でも、丁寧にゼロから作ったからといって子どもは食べてくれるとは限らなかったし、私の料理の腕でできる手作りの数少ないレパートリーを繰り返すよりも、何か買ってきたほうがよほど栄養にいい可能性もあった。
仕事に復帰し、両立生活がはじまり、2人目が産まれた頃には完全に呪縛にスキルが追いつかなくなった。もう呪縛とか言っていられなくなった。
友人の中には時短スキルをめきめきと上げて忙しいワンオペをしながらも「しっかり手作り」料理をしている人もいるけれど、私は無理だった。そして実家の目の届く場所、そして日本を離れ、シンガポールに来て、今はもうそういったものからおおむね自由だ。外食もレトルト・ルーも活用しているし、もちろん夫がどんな料理をしてくれても感謝している。
日本の母親は料理に時間をかけている
OECDなどの国際比較データを見ると、実は日本人の平均的な家事時間は他国に比べて短い。女性の家事時間は2011年のデータで1日約300分であるのに対し、男性は62分と、男性が圧倒的に家事をしていないからだ。この傾向は10年以上前から変わらない。

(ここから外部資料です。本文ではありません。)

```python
def build_topology(num_class: int, k_map: int, mask_stride: int = 2) -> List[Layer]:
    if mask_stride not in MASK_STRIDES:
        raise ValueError("mask_stride must be one of %s (got %r)" % (", ".join(map(str, MASK_STRIDES)), mask_stride))
    out_depth = (num_class + 5) * 3
    Ls: List[Layer] = []

    def add(idx, cin, cout, k, s, kind, src, src_up=None, shortcut=None):
        Ls.append(Layer(idx, cin, cout, k, s, kind, src, src_up, shortcut))

    add(1, 3, 32, 3, 1, "bn", 0)
    add(2, 32, 64, 3, 2, "bn", 1)
    i = 3
    ch = 64
    for nblocks, down in ((1, 5), (2, 10), (8, 27), (8, 44), (4, None)):
        for _ in range(nblocks):
            add(i, ch, ch // 2, 1, 1, "bn", i - 1)
            add(i + 1, ch // 2, ch, 3, 1, "res", i, shortcut=i - 1)
            i += 2
        if down:
            add(down, ch, ch * 2, 3, 2, "bn", down - 1)
            ch *= 2
            i = down + 1
# ... 99 lines not shown
            self.ws = L.Workspace(self.device)
            self.ws_aux = L.Workspace(self.device)
            self.ws_det = L.Workspace(self.device)
        self._reg_fresh = False
        self.lock = {i: (stage == 1 and i <= 52) for i in range(1, self.score_layer + 1)}
        for i, v in (lock or {}).items():
            if isinstance(i, bool) or not isinstance(i, (int, np.integer)) or not 1 <= i <= self.score_layer:
                raise ValueError("lock: %r is not a layer of this net (1..%d)" % (i, self.score_layer))
            self.lock[int(i)] = bool(v)
        self.layers = build_topology(self.num_class, self.k, self.mask_stride)
        self.by_idx = {l.idx: l for l in self.layers}
        self._mark_pass_through()
        if self.dtype == "fp8":
            self._check_fp8_lock()
        self._lr = float(cfg.LEARNING_RATE)
        self.lr_dev = None
        self.dp = None
        self.sync_bn = False
        self._rec = None
        self._prog = None
        self._prog_marks = []
        self._graph = None
        self.opt_chunks = None
        self._overlap = False
        self._overlap_rec = False
        self._tail_open = False
        self._progs = None
        self.fuse_first_two = True
        self.fuse_blocks = True
        self.use_side_lane = os.environ.get("DISYOLO_SIDE_LANE", "1") != "0"
        self.bn_inkernel = os.environ.get("DISYOLO_BN_INKERNEL", "1") != "0"
        self.bn_inkernel_bwd = os.environ.get("DISYOLO_BN_INKERNEL_BWD", "0") == "1"
        self.bn_fuse_check = None
        self.tail_on_main = 0
        self.pair = bool(backbone_pair)
        self._half = 0
        self._pair_P = 0
        self._init_params(seed, xavier_locked)
        if self.pair:
            if not self.training or self.dtype != "bf16" or self.plan_only:
                raise L.DisyoloError("backbone_pair needs a bf16 training net")
            self._pair_P = self._backbone_prefix()
            if self._pair_P < 2:
                raise L.DisyoloError("backbone_pair needs a locked layer prefix (stage 1)")
        if not self.plan_only:
            self._plan(self.batchsize, self.image_size)

    def _init_params(self, seed: int, xavier_locked: bool) -> None:
        dev = self.device
        g = torch.Generator().manual_seed(seed)
        n_decay = 0
        n_nodecay = 0
        for l in self.layers:
            l.lock = self.lock[l.idx]
            if not l.lock:
                n_decay += l.k * l.k * l.cin * l.cout + (l.cout if l.kind == "lin" else 0)
                if l.kind != "lin":
                    n_nodecay += 2 * l.cout
        self.n_decay, self.n_params = n_decay, n_decay + n_nodecay
        n = max(self.n_params, 1)
        self.arena = torch.zeros(n, dtype=F32, device=dev)
        self.grad_arena = torch.zeros(n, dtype=F32, device=dev)
        self.adam_m = torch.zeros(n, dtype=F32, device=dev)
        self.adam_v = torch.zeros(n, dtype=F32, device=dev)
        self.step_dev = torch.zeros(1, dtype=torch.int64, device=dev)
        self.lr_dev = torch.full((1,), self._lr, dtype=F32, device=dev)
# ... 283 lines not shown
            if l.kind == "lin":
                l.desc = L.make_conv_desc(x0, l.wp, l.act, l.k, l.stride, x1=x1, shift=l.bias, out_f32=True)
            elif train_bn:
                if l.stats is None:
                    d0 = L.make_conv_desc(x0, l.wp, l.raw, l.k, l.stride, x1=x1)
                    l.stats_rows = L.conv2d_stats_rows(d0)
                    l.stats = torch.zeros(l.stats_rows, l.cout, 2, dtype=F32, device=dev)
                l.desc = L.make_conv_desc(x0, l.wp, l.raw, l.k, l.stride, x1=x1, stats=l.stats)
                l.fused_fwd = False
                if (self.bn_inkernel and not self.sync_bn and res is None and l.idx not in self.HEAD_LAYERS
                        and not getattr(self, "plan_only", False) and l.stride == 1):
                    tile = self._fused_tile(lambda t: L.make_conv_desc(x0, l.wp, l.raw, l.k, l.stride, x1=x1, tile=t), l.k)
                    if tile is not None:
                        d0 = L.make_conv_desc(x0, l.wp, l.raw, l.k, l.stride, x1=x1, tile=tile)
                        rows = L.conv2d_stats_rows(d0)
                        l.stats_rows = rows
                        if l.stats.shape[0] < rows:
                            l.stats = torch.zeros(rows, l.cout, 2, dtype=F32, device=dev)
                        if l.csync is None:
                            l.csync = L.cluster_sync_buffer(l.cout, dev)
                        l.desc = L.make_conv_desc(x0, l.wp, l.raw, l.k, l.stride, x1=x1, stats=l.stats, tile=tile,
                                                  bn_fused=dict(y_act=l.act, gamma=l.gamma, beta=l.beta, mm=l.mm, mv=l.mv,
                                                                scale=l.scale, shift=l.shift, mean=l.mean, rstd=l.rstd,
                                                                decay=cfg.BN_DECAY, eps=cfg.BN_EPSILON, sync=l.csync),
                                                  alpha=cfg.ALPHA)
                        l.fused_fwd = True
            elif l.passthru:
                l.desc = L.make_conv_desc(x0, l.wp, l.raw, l.k, l.stride, x1=x1)
            else:
                l.desc = L.make_conv_desc(x0, l.wp, l.act, l.k, l.stride, x1=x1, scale=l.scale, shift=l.shift,
                                          residual=res, leaky=True, alpha=cfg.ALPHA)
            if self.training and not l.lock:
                l.wgrad_desc = L.make_conv_desc(x0, l.wp, l.act, l.k, l.stride, x1=x1)

    FUSED_TILES_1x1 = (3, 2, 6, 10, 1, 12, 0x20c)
    FUSED_TILES_3x3 = (16, 18, 19, 12, 0x20c)

    def _fused_tile(self, make_desc, k: int, bwd: bool = False):
        best, best_blocks = None, -1
        for i, t in enumerate((0,) + (self.FUSED_TILES_3x3 if k == 3 else self.FUSED_TILES_1x1)):
            d = make_desc(t)
            tid, bm, bn, _, _ = L.conv2d_tile(d)
            if t and tid != (t & 0xff):
                continue
            if bwd:
                d.flags |= L.CONV_BN_BWD_FUSED
            ok = L.conv2d_bn_fused_ok(d)
            d.flags &= ~L.CONV_BN_BWD_FUSED
            if not ok:
                continue
            if i == 0:
                return d.tile
            blocks = L.conv2d_stats_rows(d) * (-(-d.Cout // bn))
            if blocks > best_blocks:
                best, best_blocks = t, blocks
        return best

    def _input_of(self, l, src: int) -> torch.Tensor:
        a = self.by_idx[src].act
        if self.pair and src <= self._pair_P < l.idx:
            return a[self._half * self.B:(self._half + 1) * self.B]
        return a

    def _backbone_prefix(self) -> int:
        p = 0
        for l in self.layers:
# ... 262 lines not shown
                    and L.block32_fused_ok(self.B, l82.Ho, l82.Wo, self.by_idx[l80.src].cout, self.by_idx[l80.src_up].cout,
                                           L.block32_post(self.k))):
                plan[80], plan[81], plan[82] = None, None, self._forward_mask_head
        return plan

    def _can_fuse_first_two(self, is_training: bool) -> bool:
        if not self.fuse_first_two or (self.dtype == "fp8" and self.fp8_ready and self.FP8_FROM <= 2):
            return False
        if not self._inference_mode((1, 2), is_training):
            return False
        if any(1 in (l.src, l.src_up, l.shortcut) for l in self.layers if l.idx != 2):
            return False
        return L.conv12_fused_ok(self.B, self.S, self.S)

    def _forward_layer(self, l, is_training: bool) -> None:
        B = self.B
        if self.dtype == "fp8" and self.fp8_ready and l.act8 is not None and l.idx >= self.FP8_FROM:
            self._forward_layer_fp8(l)
            return
        train_bn = is_training and self.training and (not l.lock) and l.kind != "lin"
        M = B * l.Ho * l.Wo
        res = self._input_of(l, l.shortcut) if l.shortcut is not None else None
        if l.idx == 1:
            if train_bn:
                L.conv_first_fwd(self.images, l.w, self._ones32, self._zeros32, l.raw, alpha=1.0)
                L.colstats(l.raw, l.stats, M, l.cout)
                self._bn_finalize(l, M)
                L.bn_act_fwd(l.raw, l.scale, l.shift, None, l.act, M, l.cout, cfg.ALPHA)
            else:
                if not l.lock and self.training:
                    L.bn_fold(l.gamma, l.beta, l.mm, l.mv, cfg.BN_EPSILON, l.scale, l.shift)
                L.conv_first_fwd(self.images, l.w, l.scale, l.shift, l.act, alpha=cfg.ALPHA)
            return
        if l.kind == "lin":
            L.conv2d_fwd(l.desc)
        elif l.passthru and is_training:
            L.conv2d_fwd(l.desc)
            L.bn_act_fwd(l.raw, l.scale, l.shift, res, l.act, M, l.cout, cfg.ALPHA)
        elif train_bn:
            L.conv2d_fwd(l.desc)
            if l.fused_fwd and L.TUNER is None:
                return
            self._bn_finalize(l, M)
            L.bn_act_fwd(l.raw, l.scale, l.shift, res, l.act, M, l.cout, cfg.ALPHA)
        else:
            if self.training and (not l.lock or l.passthru):
                if not l.lock:
                    L.bn_fold(l.gamma, l.beta, l.mm, l.mv, cfg.BN_EPSILON, l.scale, l.shift)
                d = L.make_conv_desc(self._input_of(l, l.src), l.wp, l.act, l.k, l.stride,
                                     x1=self._input_of(l, l.src_up) if l.src_up is not None else None,
                                     scale=l.scale, shift=l.shift, residual=res, leaky=True, alpha=cfg.ALPHA)
                L.conv2d_fwd(d)
            else:
                L.conv2d_fwd(l.desc)

    def _bn_finalize(self, l, M: int) -> None:
        rows = l.stats_rows
        if L.TUNER is not None:
            rows = L.TUNER.stats_rows.get(l.stats.data_ptr(), rows)
        if not self.sync_bn:
            L.bn_finalize(l.stats, rows, l.cout, M, l.gamma, l.beta, l.mm, l.mv, cfg.BN_DECAY,
                          cfg.BN_EPSILON, l.scale, l.shift, l.mean, l.rstd)
            return
        L.bn_partial_sums(l.stats, rows, l.cout, l.bn_sums)
        self._sync_sums(l.bn_sums)
        L.bn_finalize_sums(l.bn_sums, l.cout, M * self.dp.world_size, l.gamma, l.beta, l.mm, l.mv, cfg.BN_DECAY,
                           cfg.BN_EPSILON, l.scale, l.shift, l.mean, l.rstd)

    def _sync_sums(self, t: torch.Tensor) -> None:
        if self.dp.inlist:
            self.dp.comm.allreduce(t)
        elif self._rec is not None:
            prog, marks = self._rec
            marks.append((prog.size(), ("sync", t, L.CURRENT_LANE)))
        else:
            import torch.distributed as dist
# ... 826 lines not shown
```

include/disyolo.h:

```cpp
#ifndef DISYOLO_H
#define DISYOLO_H

#include <stddef.h>
#include <stdint.h>

#ifdef __cplusplus
extern "C" {
#endif

#define DISYOLO_OK 0
#define DISYOLO_E_ARG (-1)
#define DISYOLO_E_WORKSPACE (-2)
#define DISYOLO_E_HIP (-3)

#define DISYOLO_GRAD_LD 32
#define DISYOLO_ROI_MAX 16
#define DISYOLO_ROI_W 12
#define DISYOLO_ROI_W_K(k) (2 * ((k) + 1) + 4)

int disyolo_version(void);
const char* disyolo_last_error(void);

enum {
  DISYOLO_CONV_LEAKY = 1,
// ... 24 lines not shown
  float* stats;
  const void* bn_x;
  const float* bn_scale;
  const float* bn_shift;
  const float* bn_mean;
  const float* bn_rstd;
  float* bn_partials;
  float bn_alpha;
  float bn_decay, bn_eps;
  void* y_act;
  const float* bn_gamma;
  const float* bn_beta;
  float* bn_moving_mean;
  float* bn_moving_var;
  float* bn_out_scale;
  float* bn_out_shift;
  float* bn_out_mean;
  float* bn_out_rstd;
  float* bn_dgamma;
  float* bn_dbeta;
  uint32_t* cluster_sync;
} disyolo_conv_desc;

int disyolo_find_contours(const uint8_t* binary, int h, int w, int32_t* points_xy, int64_t max_points,
                          int32_t* contour_start, int32_t* hierarchy, int max_contours, int* n_contours,
                          int64_t* n_points);
size_t disyolo_conv_desc_size(void);
int disyolo_conv2d_bn_bwd_stats_ok(const disyolo_conv_desc* d);
int disyolo_conv2d_bn_fused_ok(const disyolo_conv_desc* d);
int disyolo_cluster_sync_words(int Cout);
int disyolo_cluster_sync_error(const uint32_t* cluster_sync, int Cout);
int disyolo_conv2d_stats_rows(const disyolo_conv_desc* d);
int disyolo_conv2d_fwd(const disyolo_conv_desc* d, void* stream);
int disyolo_conv2d_tile(const disyolo_conv_desc* d, int* bm, int* bn, int* bk, int* stages);

int disyolo_conv_first_fwd(const float* images, const float* w_hwio, const float* scale,
                           const float* shift, void* y_bf16, int B, int H, int W, int Cout,
                           float alpha, void* stream);

int disyolo_conv12_fused_ok(int B, int H, int W);
int disyolo_conv12_fused_fwd(const float* images, const float* w1_hwio, const float* scale1, const float* shift1,
                             const void* w2_packed, const float* scale2, const float* shift2, void* y_bf16, int B, int H,
                             int W, float alpha, void* stream);

int disyolo_block32_fused_ok(int B, int H, int W, int C0, int C1, int post);
int disyolo_block32_fused_fwd(const void* x0, const void* x1, int C0, int C1, const void* wA, const float* scaleA,
                              const float* shiftA, const void* wB, const float* scaleB, const float* shiftB, int post,
                              const void* wC, const float* biasC, void* y, int B, int H, int W, float alpha, void* stream);

int disyolo_block64_fused_ok(int B, int H, int W, int C0);
int disyolo_block64_fused_fwd(const void* x, const void* wA, const float* scaleA, const float* shiftA, const void* wB,
                              const float* scaleB, const float* shiftB, void* y, int B, int H, int W, int C0, float alpha,
                              void* stream);

int disyolo_pack_quad(const float* w_hwio, void* wq, int C, int Cdy, void* stream);
int disyolo_dgrad_s2_quad_ok(int B, int Hdy, int Wdy, int Cdy, int C);
int disyolo_dgrad_s2_quad(const void* dy, const void* wq, void* dx, const void* residual, int B, int Hdy, int Wdy, int Cdy,
                          int C, void* stream);

enum {
  DISYOLO_WGRAD_IM2COL = 1,
  DISYOLO_WGRAD_PARTIAL_ONLY = 2,
  DISYOLO_WGRAD_REDUCE_ONLY = 4,
  DISYOLO_WGRAD_STAGES_MASK = 0x30
};
size_t disyolo_conv2d_wgrad_workspace(const disyolo_conv_desc* d, int opts);
// ... 218 lines not shown
```

Measured before the change: 2148.

## Fuse producer BN+leaky activation into streaming 1x1 conv input load

Adds a BNL variant of the streaming 1x1 conv kernel. It reads the producer layer's raw pre-BN output, applies the producer's batch-norm scale/shift and leaky activation on load, and writes the activated tensor out for backward use. The network planner finds eligible producer→1x1 consumer pairs and skips the separate bn_act_fwd launch for those producers. This removes a kernel launch and one read of the raw tensor per pair. In exchange the consumer kernel does extra ALU work, extra stores and a little more LDS.

```diff
diff --git a/dis-yolo_amd/csrc/conv_igemm.hip b/dis-yolo_amd/csrc/conv_igemm.hip
--- a/dis-yolo_amd/csrc/conv_igemm.hip
+++ b/dis-yolo_amd/csrc/conv_igemm.hip
@@ -1477,7 +1477,7 @@
   }
 }
 
-template <int NI>
+template <int NI, bool BNL = false>
 __global__ __launch_bounds__(512) void conv1x1_stream_kernel(ConvParams p, int ngroups) {
   constexpr int NW = 8, U = 2;
   constexpr int BN = NI * 16;
@@ -1499,6 +1499,13 @@
     if (n < p.Cout) v = *reinterpret_cast<const uint4*>(p.w + (size_t)n * K + kc * 8);
     *reinterpret_cast<uint4*>(wl + n * wpitch + kc * 16) = v;
   }
+  float* const isc = reinterpret_cast<float*>(stg + NW * STG + NW * BN * 8);
+  if (BNL) {
+    for (int c = tid; c < p.C0; c += NW * 64) {
+      isc[c] = p.bn_scale[c];
+      isc[p.C0 + c] = p.bn_shift[c];
+    }
+  }
   float esc[NI][4], esh[NI][4];
 #pragma unroll
   for (int j = 0; j < NI; ++j)
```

品田知美『家事と家族の日常生活~主婦はなぜ暇にならなかったのか』(2007年、学文社)は、より詳細の分析をし、日本は外での有償労働時間が長く、しかも、有業の女性も子どもがいなければあまり家事をしていないことを指摘している。一方で、子どもができると、とたんに家事時間が増える。つまり、日本における家事労働は、女性の中でも、無業の女性(専業主婦)、そして子どもがいる女性が、圧倒的に引き受けているのだ。
品田氏によれば、欧米では子どもの頃から、就業しているかどうかに関係なく、家事を手伝っており、また結婚や出産のイベントなどがあっても、それほど家事量は変わらない。「誰もが仕事も家事もほどほどにする、という生活様式が欧米家族における現代の位相」だという。これに対して日本は、成人男性の関与が極端に少なく、子どもにもあまり手伝わせず、成人女性のみが異世代にわたって(時に祖母が手伝う形で)家事を分担しているというのが特徴らしい。
その中でも、日本人女性が特に時間をかけているのが炊事、つまり料理だ。品田知美『平成の家族と食』(2015年、晶文社)によれば、2000年ごろのデータで、日本の母親たちは欧米よりも1時間以上、1日あたりの料理にかけている時間が長いという。
確かに、日本の食文化はすばらしい。私は高校生のときにアメリカに留学したことがあるが、ホームステイ先の家庭の5歳、8歳の子どもたち(と私)が持っていく「ランチ」は当初ビスケット(しかもオレオとかピーナッツバターのたっぷり入ったクッキーサンドとか甘いもの)とリンゴ丸一個に甘いジュースなどの組み合わせだった。